# The Original MMO - Check This Shit Out



## jollygreen (Feb 7, 2013)

My brother showed me this game called Continuum back in like 2002. Was the first online multiplayer game that I had ever played and today, 11 years later, it is still my favorite game lol... It's simple enough to play that you can play for 15 minutes and enjoy it, but I've got in the zone and played this shit for like 5 hours straight before haha. It's 100% free and player run. It's like multiplayer Asteroids on crack... or some amazing chronic I should say. Best game I've found to date, to blaze to. 

http://www.getcontinuum.com

Name: Continuum (previously known as SubSpace, previously known as Sniper)

There are a couple zones (servers) with different game types and ship settings.
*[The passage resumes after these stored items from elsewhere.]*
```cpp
static int updated_voxels_impl(ks_ctx* c, void* out, size_t cap, size_t* n, bool count_only, ks_voxel_run* runs, size_t cap_runs,
                               size_t* n_runs) {
  if (!c || !n) return KS_ERR_INVALID_ARG;
  *n = 0;
  if (n_runs) *n_runs = 0;
  if (int rc = quiesce(c)) return rc;
  const uint32_t nt = c->tiles_initialised;
  if (nt == 0) return KS_OK;
  int rc;
  if ((rc = ensure_exchange(c, (size_t)nt + 8))) return rc;
  uint32_t* d_cnt = c->d_xchg_u32;
  uint32_t* d_list = c->d_xchg_u32 + 8;
  hipStream_t st = c->stream;
  HIPCHK(c, hipMemsetAsync(d_cnt, 0, 8 * sizeof(uint32_t), st));
  hipLaunchKernelGGL(k_list_updated_tiles, dim3((nt + 255) / 256), dim3(256), 0, st, c->pool, nt, d_list, d_cnt);
  uint32_t h_cnt[2] = {0, 0};
  HIPCHK(c, hipMemcpyAsync(h_cnt, d_cnt, sizeof(uint32_t), hipMemcpyDeviceToHost, st));
  HIPCHK(c, hipStreamSynchronize(st));
  const uint32_t n_list = h_cnt[0];
  if (n_list == 0) return KS_OK;
  if (n_runs) *n_runs = n_list;
  hipLaunchKernelGGL(k_export_dirty, dim3(n_list), dim3(512), 0, st, c->table, c->pool, (const uint32_t*)d_list,
                     (const uint32_t*)c->d_label_lut, c->vps_shift, 1, d_cnt, (uint8_t*)nullptr, (uint32_t*)nullptr);
  HIPCHK(c, hipMemcpyAsync(h_cnt, d_cnt, 2 * sizeof(uint32_t), hipMemcpyDeviceToHost, st));
  HIPCHK(c, hipStreamSynchronize(st));
  *n = h_cnt[1];
  if (count_only || h_cnt[1] == 0) return KS_OK;
  if ((size_t)h_cnt[1] > cap) {
    c->err = "ks_download_updated_voxels: output buffer too small (call ks_count_updated_voxels first)";
    return KS_ERR_INVALID_ARG;
  }
  if (runs && (size_t)n_list > cap_runs) {
    c->err = "ks_download_updated_voxels: run buffer too small";
    return KS_ERR_INVALID_ARG;
  }
  uint8_t* rec_direct = (uint8_t*)device_view_of_pinned(out);
  uint32_t* run_direct = runs ? (uint32_t*)device_view_of_pinned(runs) : nullptr;
  const size_t bytes = (size_t)h_cnt[1] * kVoxRecBytes;
  const size_t run_bytes = (size_t)n_list * sizeof(ks_voxel_run);
  const size_t need = (rec_direct ? 0 : bytes + bytes / 4) + (run_direct ? 0 : 2 * run_bytes) + 64;
  if ((!rec_direct || (runs && !run_direct)) && (rc = c->d_vox_out.reserve(c, need, need))) return rc;
  uint8_t* d_rec = rec_direct ? rec_direct : c->d_vox_out;
  uint32_t* d_runs = run_direct ? run_direct : (uint32_t*)(c->d_vox_out.get() + (rec_direct ? 0 : ((bytes + 15) & ~(size_t)15)));
  HIPCHK(c, hipMemsetAsync(d_cnt + 1, 0, sizeof(uint32_t), st));
  hipLaunchKernelGGL(k_export_dirty, dim3(n_list), dim3(512), 0, st, c->table, c->pool, (const uint32_t*)d_list,
                     (const uint32_t*)c->d_label_lut, c->vps_shift, 0, d_cnt, d_rec, runs ? d_runs : (uint32_t*)nullptr);
  if (!rec_direct) HIPCHK(c, hipMemcpyAsync(out, c->d_vox_out, bytes, hipMemcpyDeviceToHost, st));
  if (runs && !run_direct) HIPCHK(c, hipMemcpyAsync(runs, d_runs, run_bytes, hipMemcpyDeviceToHost, st));
  HIPCHK(c, hipStreamSynchronize(st));
  HIPCHK(c, hipGetLastError());
  return KS_OK;
}

int ks_count_updated_voxels(ks_ctx* c, size_t* n, size_t* n_runs) {
  return updated_voxels_impl(c, nullptr, 0, n, true, nullptr, 0, n_runs);
}
int ks_download_updated_voxels(ks_ctx* c, void* out, size_t cap, size_t* n, ks_voxel_run* runs, size_t cap_runs, size_t* n_runs) {
  if (!out && cap) return KS_ERR_INVALID_ARG;
  static_assert(sizeof(ks_voxel_run) == 20, "run record layout");
  return updated_voxels_impl(c, out, cap, n, false, runs, cap_runs, n_runs);
}

void* ks_host_alloc(size_t bytes) {
  void* p = nullptr;
  if (hipHostMalloc(&p, std::max<size_t>(bytes, 1), hipHostMallocDefault) != hipSuccess) return nullptr;
  return p;
}

void ks_host_free(void* p) {
  if (p) (void)hipHostFree(p);
}

int ks_debug_radix_sort(ks_ctx* c, void* keys, uint32_t* vals, size_t n, int key_bits, unsigned end_bit) {
  if (!c || (n && !keys) || (key_bits != 32 && key_bits != 64)) return KS_ERR_INVALID_ARG;
  if (n == 0) return KS_OK;
  const size_t kb = key_bits / 8;
  DevBuf<uint8_t> ka, kbuf;
  DevBuf<uint32_t> va, vb;
  int rc;
  if ((rc = ka.alloc(c, n * kb)) || (rc = kbuf.alloc(c, n * kb))) return rc;
  HIPCHK(c, hipMemcpy(ka, keys, n * kb, hipMemcpyHostToDevice));
  if (vals) {
    if ((rc = va.alloc(c, n)) || (rc = vb.alloc(c, n))) return rc;
    HIPCHK(c, hipMemcpy(va, vals, n * 4, hipMemcpyHostToDevice));
  }
  void* kres = nullptr;
  uint32_t* vres = nullptr;
  if (key_bits == 32) {
    uint32_t* r = nullptr;
    rc = vals ? sort_pairs(c, (uint32_t*)ka.get(), (uint32_t*)kbuf.get(), va.get(), vb.get(), n, end_bit, &r, &vres)
              : sort_keys(c, (uint32_t*)ka.get(), (uint32_t*)kbuf.get(), n, end_bit, &r);
    kres = r;
  } else {
    uint64_t* r = nullptr;
    rc = vals ? sort_pairs(c, (uint64_t*)ka.get(), (uint64_t*)kbuf.get(), va.get(), vb.get(), n, end_bit, &r, &vres)
              : sort_keys(c, (uint64_t*)ka.get(), (uint64_t*)kbuf.get(), n, end_bit, &r);
    kres = r;
  }
  if (rc) return rc;
  HIPCHK(c, hipStreamSynchronize(c->stream));
  HIPCHK(c, hipMemcpy(keys, kres, n * kb, hipMemcpyDeviceToHost));
  if (vals) HIPCHK(c, hipMemcpy(vals, vres, n * 4, hipMemcpyDeviceToHost));
  return KS_OK;
}

int ks_get_tile_keys(ks_ctx* c, uint64_t* out, size_t cap, size_t* n) {
  if (!c || !n) return KS_ERR_INVALID_ARG;
  if (int rc = quiesce(c)) return rc;
  HIPCHK(c, hipStreamSynchronize(c->stream));
  *n = c->tiles_initialised;
  const size_t m = std::min<size_t>(cap, *n);
  if (out && m) HIPCHK(c, hipMemcpy(out, c->table.slot_keys, m * sizeof(uint64_t), hipMemcpyDeviceToHost));
  return KS_OK;
}

int ks_export_tiles_device(ks_ctx* c, const uint32_t* slots, size_t n, void* d_payload) {
  if (!c || (n && (!slots || !d_payload))) return KS_ERR_INVALID_ARG;
  if (n == 0) return KS_OK;
  if (int rc = quiesce(c)) return rc;
  for (size_t i = 0; i < n; ++i)
    if (slots[i] >= c->tiles_initialised) return KS_ERR_INVALID_ARG;
  if (int rc = ensure_exchange(c, n)) return rc;
  HIPCHK(c, hipMemcpyAsync(c->d_xchg_u32, slots, n * sizeof(uint32_t), hipMemcpyHostToDevice, c->stream));
  hipLaunchKernelGGL(k_export_tiles, dim3((uint32_t)n), dim3(512), 0, c->stream, c->pool, c->d_xchg_u32, (uint4*)d_payload);
  HIPCHK(c, hipStreamSynchronize(c->stream));
  return KS_OK;
}

int ks_merge_tiles_device(ks_ctx* c, const uint64_t* keys, size_t n, const void* d_payload) {
  if (!c || (n && (!keys || !d_payload))) return KS_ERR_INVALID_ARG;
  if (n == 0) return KS_OK;
  if (c->fatal) return KS_ERR_INVALID_ARG;
  std::vector<uint32_t> order(n);
  for (size_t i = 0; i < n; ++i) order[i] = (uint32_t)i;
  std::stable_sort(order.begin(), order.end(), [&](uint32_t a, uint32_t b) { return keys[a] < keys[b]; });
  std::vector<uint64_t> ukeys;
  std::vector<uint32_t> offs;
  for (size_t i = 0; i < n; ++i) {
    if (i == 0 || keys[order[i]] != keys[order[i - 1]]) {
      ukeys.push_back(keys[order[i]]);
      offs.push_back((uint32_t)i);
    }
  }
  offs.push_back((uint32_t)n);
  const size_t nu = ukeys.size();
  int rc;
  if ((rc = quiesce(c))) return rc;
  if ((rc = ensure_exchange(c, n + 1))) return rc;
  uint32_t* d_offs = c->d_xchg_u32;
  uint32_t* d_idx = c->d_xchg_u32 + (nu + 1);
  HIPCHK(c, hipMemcpyAsync(c->d_xchg_u64, ukeys.data(), nu * sizeof(uint64_t), hipMemcpyHostToDevice, c->stream));
  HIPCHK(c, hipMemcpyAsync(d_offs, offs.data(), (nu + 1) * sizeof(uint32_t), hipMemcpyHostToDevice, c->stream));
  HIPCHK(c, hipMemcpyAsync(d_idx, order.data(), n * sizeof(uint32_t), hipMemcpyHostToDevice, c->stream));
  if ((rc = insert_tiles(c, c->d_xchg_u64, nu))) return rc;
  switch (c->cfg.color_mode) {
    case KS_COLOR_MODE_COLOR:
      hipLaunchKernelGGL(k_merge_tiles<KS_COLOR_MODE_COLOR>, dim3((uint32_t)nu), dim3(512), 0, c->stream, c->table, c->pool,
                         c->d_xchg_u64, d_offs, d_idx, (const uint4*)d_payload, c->cfg.max_weight, c->d_label_lut);
      break;
    case KS_COLOR_MODE_SEMANTIC:
      hipLaunchKernelGGL(k_merge_tiles<KS_COLOR_MODE_SEMANTIC>, dim3((uint32_t)nu), dim3(512), 0, c->stream, c->table,
                         c->pool, c->d_xchg_u64, d_offs, d_idx, (const uint4*)d_payload, c->cfg.max_weight, c->d_label_lut);
      break;
    default:
      hipLaunchKernelGGL(k_merge_tiles<KS_COLOR_MODE_SEMANTIC_PROBABILITY>, dim3((uint32_t)nu), dim3(512), 0, c->stream,
                         c->table, c->pool, c->d_xchg_u64, d_offs, d_idx, (const uint4*)d_payload, c->cfg.max_weight,
                         c->d_label_lut);
      break;
  }
  HIPCHK(c, hipStreamSynchronize(c->stream));
  HIPCHK(c, hipGetLastError());
  return KS_OK;
}

int ks_reset_tiles(ks_ctx* c, const uint32_t* slots, size_t n) {
  if (!c || (n && !slots)) return KS_ERR_INVALID_ARG;
  if (n == 0) return KS_OK;
  if (int rc = quiesce(c)) return rc;
  for (size_t i = 0; i < n; ++i)
    if (slots[i] >= c->tiles_initialised) return KS_ERR_INVALID_ARG;
  if (int rc = ensure_exchange(c, n)) return rc;
  HIPCHK(c, hipMemcpyAsync(c->d_xchg_u32, slots, n * sizeof(uint32_t), hipMemcpyHostToDevice, c->stream));
  hipLaunchKernelGGL(k_reset_tiles, dim3((uint32_t)n), dim3(512), 0, c->stream, c->pool, c->d_xchg_u32);
  HIPCHK(c, hipStreamSynchronize(c->stream));
  return KS_OK;
}

namespace {
struct RcclApi {
  void* h = nullptr;
  decltype(&ncclAllGather) all_gather = nullptr;
  decltype(&ncclSend) send = nullptr;
  decltype(&ncclRecv) recv = nullptr;
  decltype(&ncclGroupStart) group_start = nullptr;
  decltype(&ncclGroupEnd) group_end = nullptr;
  decltype(&ncclGetErrorString) err_string = nullptr;
  bool load(std::string* why) {
    if (h) return true;
    const char* env = getenv("KS_RCCL_LIB");
    const char* names[] = {env, "librccl.so.1", "librccl.so", "/opt/rocm/lib/librccl.so.1"};
    for (const char* nm : names) {
      if (!nm) continue;
      h = dlopen(nm, RTLD_NOW | RTLD_LOCAL);
      if (h) break;
    }
    if (!h) { *why = "librccl not found (set KS_RCCL_LIB)"; return false; }
    all_gather = (decltype(all_gather))dlsym(h, "ncclAllGather");
    send = (decltype(send))dlsym(h, "ncclSend");
    recv = (decltype(recv))dlsym(h, "ncclRecv");
    group_start = (decltype(group_start))dlsym(h, "ncclGroupStart");
    group_end = (decltype(group_end))dlsym(h, "ncclGroupEnd");
    err_string = (decltype(err_string))dlsym(h, "ncclGetErrorString");
    if (!all_gather || !send || !recv || !group_start || !group_end) { *why = "librccl lacks a required symbol"; h = nullptr; return false; }
    return true;
  }
};
RcclApi g_rccl;

inline uint64_t splitmix64(uint64_t x) {
  x += 0x9E3779B97F4A7C15ull;
  x = (x ^ (x >> 30)) * 0xBF58476D1CE4E5B9ull;
  x = (x ^ (x >> 27)) * 0x94D049BB133111EBull;
  return x ^ (x >> 31);
}
}

#define NCCLCHK(ctx, expr)                                                                                    \
  do {                                                                                                        \
    ncclResult_t r_ = (expr);                                                                                 \
    if (r_ != ncclSuccess) {                                                                                  \
      (ctx)->err = std::string(#expr) + ": " + (g_rccl.err_string ? g_rccl.err_string(r_) : "rccl error");    \
      return KS_ERR_HIP;                                                                                      \
    }                                                                                                         \
  } while (0)

int ks_tile_owner(uint64_t tile_key, int world) { return world > 0 ? (int)(splitmix64(tile_key) % (uint64_t)world) : 0; }

static int ensure_reduce_scratch(ks_ctx* c, size_t n_send, size_t n_recv, int world) {
  int rc;
  if ((rc = c->d_rx_counts.reserve(c, (size_t)(world + 3) * world, (size_t)(world + 3) * world))) return rc;
  if (n_send > c->cap_tx) {
    const size_t cap = std::max<size_t>(n_send + n_send / 2, 64);
    c->cap_tx = 0;
    if ((rc = c->d_tx_keys.alloc(c, cap))) return rc;
    if ((rc = c->d_tx_slots.alloc(c, cap))) return rc;
    if ((rc = c->d_tx_payload.alloc(c, cap * (size_t)KS_TILE_BYTES))) return rc;
    c->cap_tx = cap;
  }
  if (n_recv > c->cap_rx) {
    const size_t cap = std::max<size_t>(n_recv + n_recv / 2, 64);
    c->cap_rx = 0;
    if ((rc = c->d_rx_keys.alloc(c, cap))) return rc;
    if ((rc = c->d_rx_payload.alloc(c, cap * (size_t)KS_TILE_BYTES))) return rc;
    c->cap_rx = cap;
  }
// ... 553 lines not shown
```

### kimera_semantics_amd/csrc/ks_k_march.h

```cpp
#pragma once
#include "ks_types.h"

namespace ksk {

constexpr uint64_t kObsPoison = 0x00000000ffffffffull;
constexpr uint64_t kObsRetired = 0x00000000fffffffeull;
constexpr uint32_t kObsMaxTag = 1023;
constexpr uint32_t kObsMaxPoints = (1u << 22) - 2;

__device__ __forceinline__ uint64_t obs_entry(uint32_t tag, uint32_t pos, uint32_t hash) {
  return ((uint64_t)tag << 54) | ((uint64_t)(pos + 1u) << 32) | (uint64_t)hash;
}
__device__ __forceinline__ bool obs_match(uint64_t e, uint32_t h, uint32_t tag_lo, uint32_t tag) {
  const uint32_t posf = (uint32_t)(e >> 32) & 0x3fffffu, t = (uint32_t)(e >> 54);
  return posf != 0u && t >= tag_lo && t <= tag && (uint32_t)e == h;
}

__global__ void __launch_bounds__(256) k_obs_retag(uint64_t* __restrict__ set) {
  const uint32_t i = blockIdx.x * blockDim.x + threadIdx.x;
  if (i < (2u << kSetBits)) {
    const uint64_t e = set[i];
    if (e != 0ull) set[i] = kObsRetired;
  }
}
// ... 38 lines not shown
  return d.sx != 0 && d.sy != 0 && d.sz != 0 && isfinite(d.tx) && isfinite(d.ty) && isfinite(d.tz) && isfinite(d.dx) &&
         isfinite(d.dy) && isfinite(d.dz);
}
template <bool LE>
__device__ __forceinline__ int sorted_count(const float* e, float v) {
  int base = 0;
#pragma unroll
  for (int h = 32; h >= 1; h >>= 1) {
    const float x = e[base + h - 1];
    base += (LE ? (x <= v) : (x < v)) ? h : 0;
  }
  const float x = e[base];
  return base + ((LE ? (x <= v) : (x < v)) ? 1 : 0);
}
template <typename Visit>
__device__ __forceinline__ void dda_round64(Dda& st, float* E, uint32_t lane, Visit&& visit) {
  float tx0 = st.tx, ty0 = st.ty, tz0 = st.tz, dx0 = st.dx, dy0 = st.dy, dz0 = st.dz;
  KS_VALUE_BARRIER(tx0); KS_VALUE_BARRIER(ty0); KS_VALUE_BARRIER(tz0);
  KS_VALUE_BARRIER(dx0); KS_VALUE_BARRIER(dy0); KS_VALUE_BARRIER(dz0);
  if (lane < 3) {
    float t = lane == 0 ? tx0 : lane == 1 ? ty0 : tz0;
    const float d = lane == 0 ? dx0 : lane == 1 ? dy0 : dz0;
    float* e = E + lane * kES;
    for (int i = 0; i < 65; ++i) {
      e[i] = t;
      t = t + d;
    }
  }
  KS_WAVE_LDS_ORDER();
  const float *Ex = E, *Ey = E + kES, *Ez = E + 2 * kES;
  const float ex = Ex[lane], ey = Ey[lane], ez = Ez[lane];
  const int cyx = sorted_count<false>(Ey, ex), czx = sorted_count<false>(Ez, ex);
  const int cxy = sorted_count<true>(Ex, ey), czy = sorted_count<false>(Ez, ey);
  const int cxz = sorted_count<true>(Ex, ez), cyz = sorted_count<true>(Ey, ez);
  const int rx = (int)lane + cyx + czx, ry = (int)lane + cxy + czy, rz = (int)lane + cxz + cyz;
  if (rx < 64) visit((uint32_t)rx, st.cx + st.sx * (int)lane, st.cy + st.sy * cyx, st.cz + st.sz * czx);
  if (ry < 64) visit((uint32_t)ry, st.cx + st.sx * cxy, st.cy + st.sy * (int)lane, st.cz + st.sz * czy);
  if (rz < 64) visit((uint32_t)rz, st.cx + st.sx * cxz, st.cy + st.sy * cyz, st.cz + st.sz * (int)lane);
  const int nx = (int)__popcll(__ballot(rx < 64)), ny = (int)__popcll(__ballot(ry < 64)), nz = (int)__popcll(__ballot(rz < 64));
  const float ntx = Ex[nx], nty = Ey[ny], ntz = Ez[nz];
  st.cx += st.sx * nx;
  st.cy += st.sy * ny;
  st.cz += st.sz * nz;
  st.tx = ntx;
  st.ty = nty;
  st.tz = ntz;
}
__device__ __forceinline__ Dda dda_bcast(const Dda& d, int src) {
  Dda r;
  r.cx = __shfl(d.cx, src); r.cy = __shfl(d.cy, src); r.cz = __shfl(d.cz, src);
  r.sx = __shfl(d.sx, src); r.sy = __shfl(d.sy, src); r.sz = __shfl(d.sz, src);
  r.tx = __shfl(d.tx, src); r.ty = __shfl(d.ty, src); r.tz = __shfl(d.tz, src);
  r.dx = __shfl(d.dx, src); r.dy = __shfl(d.dy, src); r.dz = __shfl(d.dz, src);
  r.steps = __shfl(d.steps, src);
  r.in_range = true;
  return r;
}

constexpr int kBatchMax = 8;
struct SlotView {
  const FrameParams* F;
  const RayDesc* rays;
  uint32_t* cnt;
  uint32_t* lp;
  unsigned long long* bt;
  const uint32_t* ray_list;
  uint64_t* pairs;
  unsigned long long pairs_cap;
  Counters* C;
  uint32_t* host_snap;
  const uint32_t* eo_stats;
  const uint32_t* seed_gen;
  const uint32_t* seed_items;
  const uint32_t* seed_n;
};
struct BatchView {
  SlotView s[kBatchMax];
};

constexpr uint32_t kOrderStep = 1024;
constexpr uint32_t kPrivSlots = 1024;
constexpr uint32_t kCntBroke = 1u << 31;

typedef unsigned long long obs_u64x2 __attribute__((ext_vector_type(2)));
typedef __attribute__((address_space(1))) unsigned long long obs_global_u64;
typedef __attribute__((address_space(1))) obs_u64x2 obs_global_u64x2;
__device__ __forceinline__ void obs_atomic_max(obs_global_u64* p, unsigned long long v) {
  (void)__hip_atomic_fetch_max(p, v, __ATOMIC_RELAXED, __HIP_MEMORY_SCOPE_AGENT);
}
__device__ __forceinline__ ulonglong2 obs_load2(const obs_global_u64* observed, uint32_t slot) {
  const obs_u64x2 e = ((const obs_global_u64x2*)observed)[slot];
  return make_ulonglong2(e.x, e.y);
}
constexpr int kTestThreads = 256;
constexpr uint32_t kSubRun = 16;
#ifdef KS_STATS
__device__ unsigned long long g_test_stats[16];
#define KS_STAT_ADD(i, v) do { if (lane_id() == 0) atomicAdd(&g_test_stats[i], (unsigned long long)(v)); } while (0)
#define KS_STAT_MAX(i, v) do { if (lane_id() == 0) atomicMax(&g_test_stats[i], (unsigned long long)(v)); } while (0)
#else
#define KS_STAT_ADD(i, v)
#define KS_STAT_MAX(i, v)
#endif
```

If you download it, you should play one called Extreme Games, it's a lot of fun. 

Sample Video of Dueling (1v1 deathmatch game type):

[video=youtube;4UJUIm8pR-4]http://www.youtube.com/watch?v=4UJUIm8pR-4&amp;feature=youtu.be[/video]

Check it out, I use the name Autofire in the game, so feel free to message me when you get on and I can show you the ropes if you want. To private message someone, just type "layerName: Message Here" --> Regardless of which arena in the game that I'm in, I'll be able to see your message if I'm online. Otherwise you can type "?help Question" to send a question to the player-moderators. When in game, pressing F1 repeatedly generally will cycle through the game description and rules. 

Hope you enjoy it as much as I have!

-jg


----------